(Beginning of Information shown)

def attn_fwd(q, k, v, out=None, scale=None, causal_block=0, q_offset=0):
    _gpu(q, k, v)
    B, Lq, H, D = q.shape
    Lkv = k.shape[1]
    if k.shape != v.shape or k.shape[0] != B or k.shape[2] != H or k.shape[3] != D:
        raise ValueError(f"attention shape mismatch q{tuple(q.shape)} k{tuple(k.shape)} v{tuple(v.shape)}")
    if not (q.dtype == k.dtype == v.dtype):
        raise TypeError("q, k, v must share a dtype")
    for t in (q, k, v):
        if t.stride(3) != 1 or t.stride(2) != D:
            raise ValueError("attention operands need dense [H, D] inner dims (BLHD layout)")
    if out is None:
        out = torch.empty((B, Lq, H, D), dtype=q.dtype, device=q.device)
    if scale is None:
        scale = 1.0 / math.sqrt(D)
    _lib.call("rtv_attn_fwd", _ptr(q), _ptr(k), _ptr(v), _ptr(out), B, Lq, Lkv, H, D,
              q.stride(0), q.stride(1), k.stride(0), k.stride(1), v.stride(0), v.stride(1),
              out.stride(0), out.stride(1), float(scale), int(causal_block), int(q_offset), _dt(q), _stream())
    return out


def attn_fwd_dup(q, k, v, dup_key, dup_count, out=None, scale=None):
    _gpu(q, k, v)
    B, Lq, H, D = q.shape
    Lkv = k.shape[1]
    if k.shape != v.shape or k.shape[0] != B or k.shape[2] != H or k.shape[3] != D:
        raise ValueError(f"attention shape mismatch q{tuple(q.shape)} k{tuple(k.shape)} v{tuple(v.shape)}")
    for t in (q, k, v):
        if t.stride(3) != 1 or t.stride(2) != D:
            raise ValueError("attention operands need dense [H, D] inner dims (BLHD layout)")
    if out is None:
        out = torch.empty((B, Lq, H, D), dtype=q.dtype, device=q.device)
    if scale is None:
        scale = 1.0 / math.sqrt(D)
    _lib.call("rtv_attn_fwd_dup", _ptr(q), _ptr(k), _ptr(v), _ptr(out), B, Lq, Lkv, H, D,
              q.stride(0), q.stride(1), k.stride(0), k.stride(1), v.stride(0), v.stride(1),
              out.stride(0), out.stride(1), float(scale), int(dup_key), int(dup_count), _dt(q), _stream())
    return out


def cross_fold_dims(num_heads, text_rows):
    kh, kf = ctypes.c_int(0), ctypes.c_int(0)
    ok = _lib.load().rtv_cross_fold_dims(int(num_heads), int(text_rows), ctypes.byref(kh), ctypes.byref(kf))
    return bool(ok), kh.value, kf.value


def attn_probs_dup(q, k, dup_key, dup_count, kh, p_cols, out=None, scale=None):
    _gpu(q, k)
    Lq, H, D = q.shape
    Lkv = k.shape[0]
    if q.dtype != torch.bfloat16 or k.dtype != torch.bfloat16:
        raise TypeError("attn_probs_dup is bf16 only")
    for t in (q, k):
        if t.stride(2) != 1 or t.stride(1) != D:
            raise ValueError("attention operands need dense [H, D] inner dims")
    if out is None:
        out = torch.empty((Lq, p_cols), dtype=q.dtype, device=q.device)
    if scale is None:
        scale = 1.0 / math.sqrt(D)
    _lib.call("rtv_attn_probs_dup", _ptr(q), _ptr(k), _ptr(out), Lq, Lkv, H, D, q.stride(0), k.stride(0), out.stride(0),
              int(kh), int(p_cols), float(scale), int(dup_key), int(dup_count), _stream())
    return out


def cross_fold_weight(co_w, v, rows, kh, k_fold, out=None):
    _gpu(co_w, v)
    d = co_w.shape[0]
    if out is None:
        out = torch.empty((d, k_fold), dtype=torch.bfloat16, device=co_w.device)
    _lib.call("rtv_cross_fold_weight", _ptr(co_w), co_w.stride(0), _ptr(v), v.stride(0), _ptr(out), out.stride(0), d // 128,
              int(rows), int(kh), int(k_fold), _stream())
    return out


def attn_fwd_win(q, k_cache, v_cache, seg0, seg1=(0, 0), out=None, scale=None):
    _gpu(q, k_cache, v_cache)
    B, Lq, H, D = q.shape
    (r0, n0), (r1, n1) = seg0, seg1
    rows = k_cache.shape[1]
    if min(r0, n0, r1, n1) < 0 or r0 + n0 > rows or (n1 and r1 + n1 > rows):
        raise ValueError("attn_fwd_win: segment outside the cache")
    for t in (q, k_cache, v_cache):
        if t.stride(3) != 1 or t.stride(2) != D:
            raise ValueError("attention operands need dense [H, D] inner dims (BLHD layout)")
    if out is None:
        out = torch.empty((B, Lq, H, D), dtype=q.dtype, device=q.device)
    if scale is None:
        scale = 1.0 / math.sqrt(D)
    k, v = k_cache[:, r0:], v_cache[:, r0:]
    _lib.call("rtv_attn_fwd_win", _ptr(q), _ptr(k), _ptr(v), _ptr(out), B, Lq, n0, n1,
              (r1 - r0) if n1 else 0, H, D, q.stride(0), q.stride(1), k.stride(0), k.stride(1), v.stride(0), v.stride(1),
              out.stride(0), out.stride(1), float(scale), 0, 0, _dt(q), _stream())
    return out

(End of Information shown)

» **Assigned task**: Each line above must be reproduced exactly as it stands.

» **Reply**:
def attn_fwd(q, k, v, out=None, scale=None, causal_block=0, q_offset=0):
    _gpu(q, k, v)
    B, Lq, H, D = q.shape
    Lkv = k.shape[1]
    if k.shape != v.shape or k.shape[0] != B or k.shape[2] != H or k.shape[3] != D:
        raise ValueError(f"attention shape mismatch q{tuple(q.shape)} k{tuple(k.shape)} v{tuple(v.shape)}")
    if not (q.dtype == k.dtype == v.dtype):
        raise TypeError("q, k, v must share a dtype")
    for t in (q, k, v):
        if t.stride(3) != 1 or t.stride(2) != D:
            raise ValueError("attention operands need dense [H, D] inner dims (BLHD layout)")
    if out is None:
        out = torch.empty((B, Lq, H, D), dtype=q.dtype, device=q.device)
    if scale is None:
        scale = 1.0 / math.sqrt(D)
    _lib.call("rtv_attn_fwd", _ptr(q), _ptr(k), _ptr(v), _ptr(out), B, Lq, Lkv, H, D,
              q.stride(0), q.stride(1), k.stride(0), k.stride(1), v.stride(0), v.stride(1),
              out.stride(0), out.stride(1), float(scale), int(causal_block), int(q_offset), _dt(q), _stream())
    return out


def attn_fwd_dup(q, k, v, dup_key, dup_count, out=None, scale=None):
    _gpu(q, k, v)
    B, Lq, H, D = q.shape
    Lkv = k.shape[1]
    if k.shape != v.shape or k.shape[0] != B or k.shape[2] != H or k.shape[3] != D:
        raise ValueError(f"attention shape mismatch q{tuple(q.shape)} k{tuple(k.shape)} v{tuple(v.shape)}")
    for t in (q, k, v):
        if t.stride(3) != 1 or t.stride(2) != D:
            raise ValueError("attention operands need dense [H, D] inner dims (BLHD layout)")
    if out is None:
        out = torch.empty((B, Lq, H, D), dtype=q.dtype, device=q.device)
    if scale is None:
        scale = 1.0 / math.sqrt(D)
    _lib.call("rtv_attn_fwd_dup", _ptr(q), _ptr(k), _ptr(v), _ptr(out), B, Lq, Lkv, H, D,
              q.stride(0), q.stride(1), k.stride(0), k.stride(1), v.stride(0), v.stride(1),
              out.stride(0), out.stride(1), float(scale), int(dup_key), int(dup_count), _dt(q), _stream())
    return out


def cross_fold_dims(num_heads, text_rows):
    kh, kf = ctypes.c_int(0), ctypes.c_int(0)
    ok = _lib.load().rtv_cross_fold_dims(int(num_heads), int(text_rows), ctypes.byref(kh), ctypes.byref(kf))
    return bool(ok), kh.value, kf.value


def attn_probs_dup(q, k, dup_key, dup_count, kh, p_cols, out=None, scale=None):
    _gpu(q, k)
    Lq, H, D = q.shape
    Lkv = k.shape[0]
    if q.dtype != torch.bfloat16 or k.dtype != torch.bfloat16:
        raise TypeError("attn_probs_dup is bf16 only")
    for t in (q, k):
        if t.stride(2) != 1 or t.stride(1) != D:
            raise ValueError("attention operands need dense [H, D] inner dims")
    if out is None:
        out = torch.empty((Lq, p_cols), dtype=q.dtype, device=q.device)
    if scale is None:
        scale = 1.0 / math.sqrt(D)
    _lib.call("rtv_attn_probs_dup", _ptr(q), _ptr(k), _ptr(out), Lq, Lkv, H, D, q.stride(0), k.stride(0), out.stride(0),
              int(kh), int(p_cols), float(scale), int(dup_key), int(dup_count), _stream())
    return out


def cross_fold_weight(co_w, v, rows, kh, k_fold, out=None):
    _gpu(co_w, v)
    d = co_w.shape[0]
    if out is None:
        out = torch.empty((d, k_fold), dtype=torch.bfloat16, device=co_w.device)
    _lib.call("rtv_cross_fold_weight", _ptr(co_w), co_w.stride(0), _ptr(v), v.stride(0), _ptr(out), out.stride(0), d // 128,
              int(rows), int(kh), int(k_fold), _stream())
    return out


def attn_fwd_win(q, k_cache, v_cache, seg0, seg1=(0, 0), out=None, scale=None):
    _gpu(q, k_cache, v_cache)
    B, Lq, H, D = q.shape
    (r0, n0), (r1, n1) = seg0, seg1
    rows = k_cache.shape[1]
    if min(r0, n0, r1, n1) < 0 or r0 + n0 > rows or (n1 and r1 + n1 > rows):
        raise ValueError("attn_fwd_win: segment outside the cache")
    for t in (q, k_cache, v_cache):
        if t.stride(3) != 1 or t.stride(2) != D:
            raise ValueError("attention operands need dense [H, D] inner dims (BLHD layout)")
    if out is None:
        out = torch.empty((B, Lq, H, D), dtype=q.dtype, device=q.device)
    if scale is None:
        scale = 1.0 / math.sqrt(D)
    k, v = k_cache[:, r0:], v_cache[:, r0:]
    _lib.call("rtv_attn_fwd_win", _ptr(q), _ptr(k), _ptr(v), _ptr(out), B, Lq, n0, n1,
              (r1 - r0) if n1 else 0, H, D, q.stride(0), q.stride(1), k.stride(0), k.stride(1), v.stride(0), v.stride(1),
              out.stride(0), out.stride(1), float(scale), 0, 0, _dt(q), _stream())
    return out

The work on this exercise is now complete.